> Work task: Look through the data that follows and work out how many lines contain the string "blockIdx". Nothing but that number should be given.

> Recorded information:
===

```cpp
__global__ void __launch_bounds__(kBlock) k_compact_count(ScratchView sv,
                                                          unsigned int* __restrict__ counts) {
  const u64 base = (u64)blockIdx.x * kCompactChunk + (u64)threadIdx.x * kCompactItems;
  unsigned int cnt;
  compact_hits(sv, base, batch_spilled(sv) ? sv.cap : active_cap(sv), cnt);
  unsigned int tot;
  block_exclusive_scan<kBlock>(cnt, &tot);
  if (threadIdx.x == 0) counts[blockIdx.x] = tot;
}

constexpr u64 kCarryRebuildEighths = 3;
static_assert(kCarryRebuildEighths <= 4, "stale claims <= cur / 2 at a batch start");

__global__ void __launch_bounds__(kScanBlock) k_compact_scan(
    unsigned int* __restrict__ counts, int nb, unsigned long long* __restrict__ n_out,
    unsigned long long* __restrict__ claims, unsigned long long* __restrict__ ctl,
    u64 cap_alloc, unsigned long long* __restrict__ n_copy,
    unsigned long long* __restrict__ cap_out, u32 epoch, bool carry_on) {
  if (ctl) {
    const u64 lim = ctl[4] == epoch ? cap_alloc : (u64)ctl[0];
    const u64 nbl = (lim + kCompactChunk - 1) / kCompactChunk;
    if (nbl < (u64)nb) nb = (int)nbl;
  }
  unsigned long long carry = 0;
  for (int c0 = 0; c0 < nb; c0 += kScanBlock) {
    int i = c0 + (int)threadIdx.x;
    unsigned int v = i < nb ? counts[i] : 0u;
    unsigned int tot;
    unsigned int ex = block_exclusive_scan<kScanBlock>(v, &tot);
    if (i < nb) counts[i] = (unsigned int)(carry + ex);
    carry += tot;
  }
  if (threadIdx.x == 0) {
    *n_out = carry;
    if (n_copy) *n_copy = carry;
    if (ctl) {
      const u64 mx = ctl[1] > carry ? ctl[1] : carry;
      ctl[1] = mx;
      u64 want = kScratchMinCap;
      while (want < kScratchHeadroom * mx && want < cap_alloc) want <<= 1;
      if (want > cap_alloc) want = cap_alloc;
      const u64 cur = ctl[0];
      const bool resize = want > cur || want * 4 <= cur;
      const u64 full_at = carry_on ? cur * kCarryRebuildEighths / 8 : cur / 2;
      const bool rebuild = *claims > full_at || resize;
      const bool keep = carry_on && rebuild && !resize && ctl[4] != epoch &&
                        carry * kScratchHeadroom <= cur;
      ctl[3] = cur;
      ctl[2] = rebuild ? want : 0ull;
      ctl[5] = keep ? 1ull : 0ull;
      if (rebuild) {
        ctl[0] = want;
        *claims = keep ? carry : 0ull;
        ctl[6] += 1ull;
        ctl[7] = keep ? carry : 0ull;
      }
    }
    if (cap_out) *cap_out = ctl && ctl[4] != epoch ? ctl[3] : cap_alloc;
  }
}

__global__ void __launch_bounds__(kBlock) k_compact_write(ScratchView sv,
                                                          const unsigned int* __restrict__ offs,
                                                          u64* __restrict__ uk,
                                                          u32* __restrict__ up,
                                                          u32* __restrict__ inv) {
  const u64 base = (u64)blockIdx.x * kCompactChunk + (u64)threadIdx.x * kCompactItems;
  unsigned int cnt;
  unsigned int hit = compact_hits(sv, base, batch_spilled(sv) ? sv.cap : batch_cap(sv), cnt);
  unsigned int tot;
  unsigned int ex = block_exclusive_scan<kBlock>(cnt, &tot);
  unsigned long long dst = (unsigned long long)offs[blockIdx.x] + ex;
  u32 iv[kCompactItems];
  u64 kv[kCompactItems];
  if (hit) {
    const ulonglong2* kp = reinterpret_cast<const ulonglong2*>(sv.keys + base);
#pragma unroll
    for (int q = 0; q < kCompactItems / 2; ++q) {
      const ulonglong2 v = kp[q];
      kv[2 * q] = v.x;
      kv[2 * q + 1] = v.y;
    }
  }
#pragma unroll
  for (int j = 0; j < kCompactItems; ++j) {
    iv[j] = 0xFFFFFFFFu;
    if (!(hit & (1u << j))) continue;
    u64 s = base + (u64)j;
    uk[dst] = kv[j];
    up[dst] = (u32)s;
    iv[j] = (u32)dst;
    ++dst;
  }
  if (inv && hit) {
    uint4* ip = reinterpret_cast<uint4*>(inv + base);
#pragma unroll
    for (int j = 0; j < kCompactItems / 4; ++j)
      ip[j] = make_uint4(iv[4 * j], iv[4 * j + 1], iv[4 * j + 2], iv[4 * j + 3]);
  }
  const u64 fresh = sv.ctl ? (u64)sv.ctl[2] : 0ull;
  if (base < fresh) {
    ulonglong2* kp = reinterpret_cast<ulonglong2*>(sv.keys + base);
    if (hit && sv.ctl[5]) {
#pragma unroll
      for (int j = 0; j < kCompactItems / 2; ++j)
        kp[j] = make_ulonglong2(hit & (1u << (2 * j)) ? kv[2 * j] : kEmptyKey,
                                hit & (1u << (2 * j + 1)) ? kv[2 * j + 1] : kEmptyKey);
    } else {
#pragma unroll
      for (int j = 0; j < kCompactItems / 2; ++j) kp[j] = make_ulonglong2(kEmptyKey, kEmptyKey);
    }
  }
}

constexpr int kRemapPer = 4;

__global__ void __launch_bounds__(kBlock) k_remap_pos(u32* __restrict__ pos, int64_t nnz,
                                                      const u32* __restrict__ inv, u32 none) {
  const int64_t i = ((int64_t)blockIdx.x * kBlock + threadIdx.x) * kRemapPer;
  auto map = [&](u32 u) { return u == 0xFFFFFFFFu ? none : u; };
  if (i + kRemapPer <= nnz) {
    uint4 p[kRemapPer / 4];
#pragma unroll
    for (int q = 0; q < kRemapPer / 4; ++q) p[q] = reinterpret_cast<const uint4*>(pos + i)[q];
    u32 u[kRemapPer];
#pragma unroll
    for (int q = 0; q < kRemapPer / 4; ++q) {
      u[4 * q] = inv[p[q].x];
      u[4 * q + 1] = inv[p[q].y];
      u[4 * q + 2] = inv[p[q].z];
      u[4 * q + 3] = inv[p[q].w];
    }
#pragma unroll
    for (int q = 0; q < kRemapPer / 4; ++q)
      reinterpret_cast<uint4*>(pos + i)[q] =
          make_uint4(map(u[4 * q]), map(u[4 * q + 1]), map(u[4 * q + 2]), map(u[4 * q + 3]));
  } else {
    for (int64_t j = i; j < nnz; ++j) pos[j] = map(inv[pos[j]]);
  }
}

void launch_remap_pos(u32* pos, int64_t nnz, const u32* inv, u32 none, hipStream_t st) {
  if (nnz <= 0) return;
  if (reinterpret_cast<uintptr_t>(pos) & 15) throw std::runtime_error("remap_pos: pos must be 16-byte aligned");
  const int64_t lanes = (nnz + kRemapPer - 1) / kRemapPer;
  hipLaunchKernelGGL(k_remap_pos, dim3((unsigned)((lanes + kBlock - 1) / kBlock)), dim3(kBlock), 0,
                     st, pos, nnz, inv, none);
  XF_HIP_CHECK(hipGetLastError());
}

constexpr int kPartBlock = 1024;

__global__ void __launch_bounds__(kPartBlock) k_partition_counts(
    ScratchView sv, const unsigned int* __restrict__ offs, const int64_t* __restrict__ n_uniq,
    int64_t* __restrict__ counts, int64_t seq) {
  __shared__ int64_t start[kMaxParts + 1];
  const u32 parts = (u32)sv.parts;
  const u64 R = batch_cap(sv) / parts;
  const int lane = threadIdx.x % kWave, w = threadIdx.x / kWave;
  for (u32 o = w; o <= parts; o += kPartBlock / kWave) {
    if (o == 0 || o == parts) {
      if (lane == 0) start[o] = o == 0 ? 0 : *n_uniq;
      continue;
    }
    const u64 b = (u64)o * R, c = b / kCompactChunk, c0 = c * kCompactChunk;
    unsigned int hits = 0;
    for (u64 q = c0 + (u64)lane * 64; q < c0 + (u64)lane * 64 + 64; ++q)
      hits += (q < b && sv.stamps[q] == (unsigned char)sv.epoch) ? 1u : 0u;
#pragma unroll
    for (int d = 32; d > 0; d >>= 1) hits += __shfl_xor(hits, d);
    if (lane == 0) start[o] = (int64_t)offs[c] + hits;
  }
  __syncthreads();
  for (u32 o = threadIdx.x; o < parts; o += kPartBlock) {
    XF_DASSERT(start[o + 1] >= start[o]);
    const int64_t c = start[o + 1] - start[o];
    counts[o] = seq >= 0 ? encode_count(c, seq) : c;
  }
}

void launch_partition_counts(const ScratchView& s, const u32* chunk_offsets,
                             const int64_t* n_uniq, int64_t* counts, int64_t seq, hipStream_t st) {
  if (s.parts < 2 || s.parts > kMaxParts) throw std::runtime_error("partition_counts: bad parts");
  hipLaunchKernelGGL(k_partition_counts, dim3(1), dim3(kPartBlock), 0, st, s, chunk_offsets,
                     n_uniq, counts, seq);
  XF_HIP_CHECK(hipGetLastError());
}

void launch_dedup(const u64* keys, int64_t nnz, ScratchView s, DedupOut o, hipStream_t st) {
  if (nnz <= 0) return;
  if (!s.ctl || s.grow > 0.0f) {
    if (s.ctl) hipLaunchKernelGGL(k_scratch_grow, dim3(1), dim3(1), 0, st, s.ctl, s.cap, s.grow);
    hipLaunchKernelGGL(k_scratch_maybe_clear, dim3(grid_for((int64_t)s.cap)), dim3(kBlock), 0, st,
                       s.keys, s.cap, s.claims, s.rebuild_at, s.ctl);
    hipLaunchKernelGGL(k_scratch_claims_reset, dim3(1), dim3(1), 0, st, s.claims, s.rebuild_at,
                       s.ctl);
  }
  int g1 = (int)((nnz + kDedupChunk - 1) / kDedupChunk);
  if (o.lead) {
    if (nnz % kDedupChunk || s.cap >= kLeadBit || s.parts != 1)
      throw std::runtime_error("dedup: the leader handoff needs whole tiles and < 2^31 slots");
    hipLaunchKernelGGL(k_dedup_insert<true>, dim3(g1), dim3(kBlock), 0, st, keys, nnz, s, o.pos,
                       o.overflow);
  } else {
    hipLaunchKernelGGL(k_dedup_insert<false>, dim3(g1), dim3(kBlock), 0, st, keys, nnz, s, o.pos,
                       o.overflow);
  }
  if (!o.block_counts) throw std::runtime_error("dedup: block_counts workspace missing");
  int g2 = (int)((s.cap + kCompactChunk - 1) / kCompactChunk);
  hipLaunchKernelGGL(k_compact_count, dim3(g2), dim3(kBlock), 0, st, s, o.block_counts);
  hipLaunchKernelGGL(k_compact_scan, dim3(1), dim3(kScanBlock), 0, st, o.block_counts, g2,
                     reinterpret_cast<unsigned long long*>(o.n_uniq), s.claims, s.ctl, s.cap,
                     reinterpret_cast<unsigned long long*>(o.n_uniq_copy), o.cap_out, s.epoch,
                     s.carry);
  hipLaunchKernelGGL(k_compact_write, dim3(g2), dim3(kBlock), 0, st, s, o.block_counts,
                     o.uniq_keys, o.uniq_pos, o.inv);
  XF_HIP_CHECK(hipGetLastError());
}

}
}
```

### csrc/hip/kernels_pull.hip

```cpp
#include "table_common.h"

namespace xflow {
namespace hip {

constexpr int kPullItems = 2;
constexpr int kPullChunk = kBlock * kPullItems;
constexpr int kLineSlots = 4;
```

===

> Expected answer: 5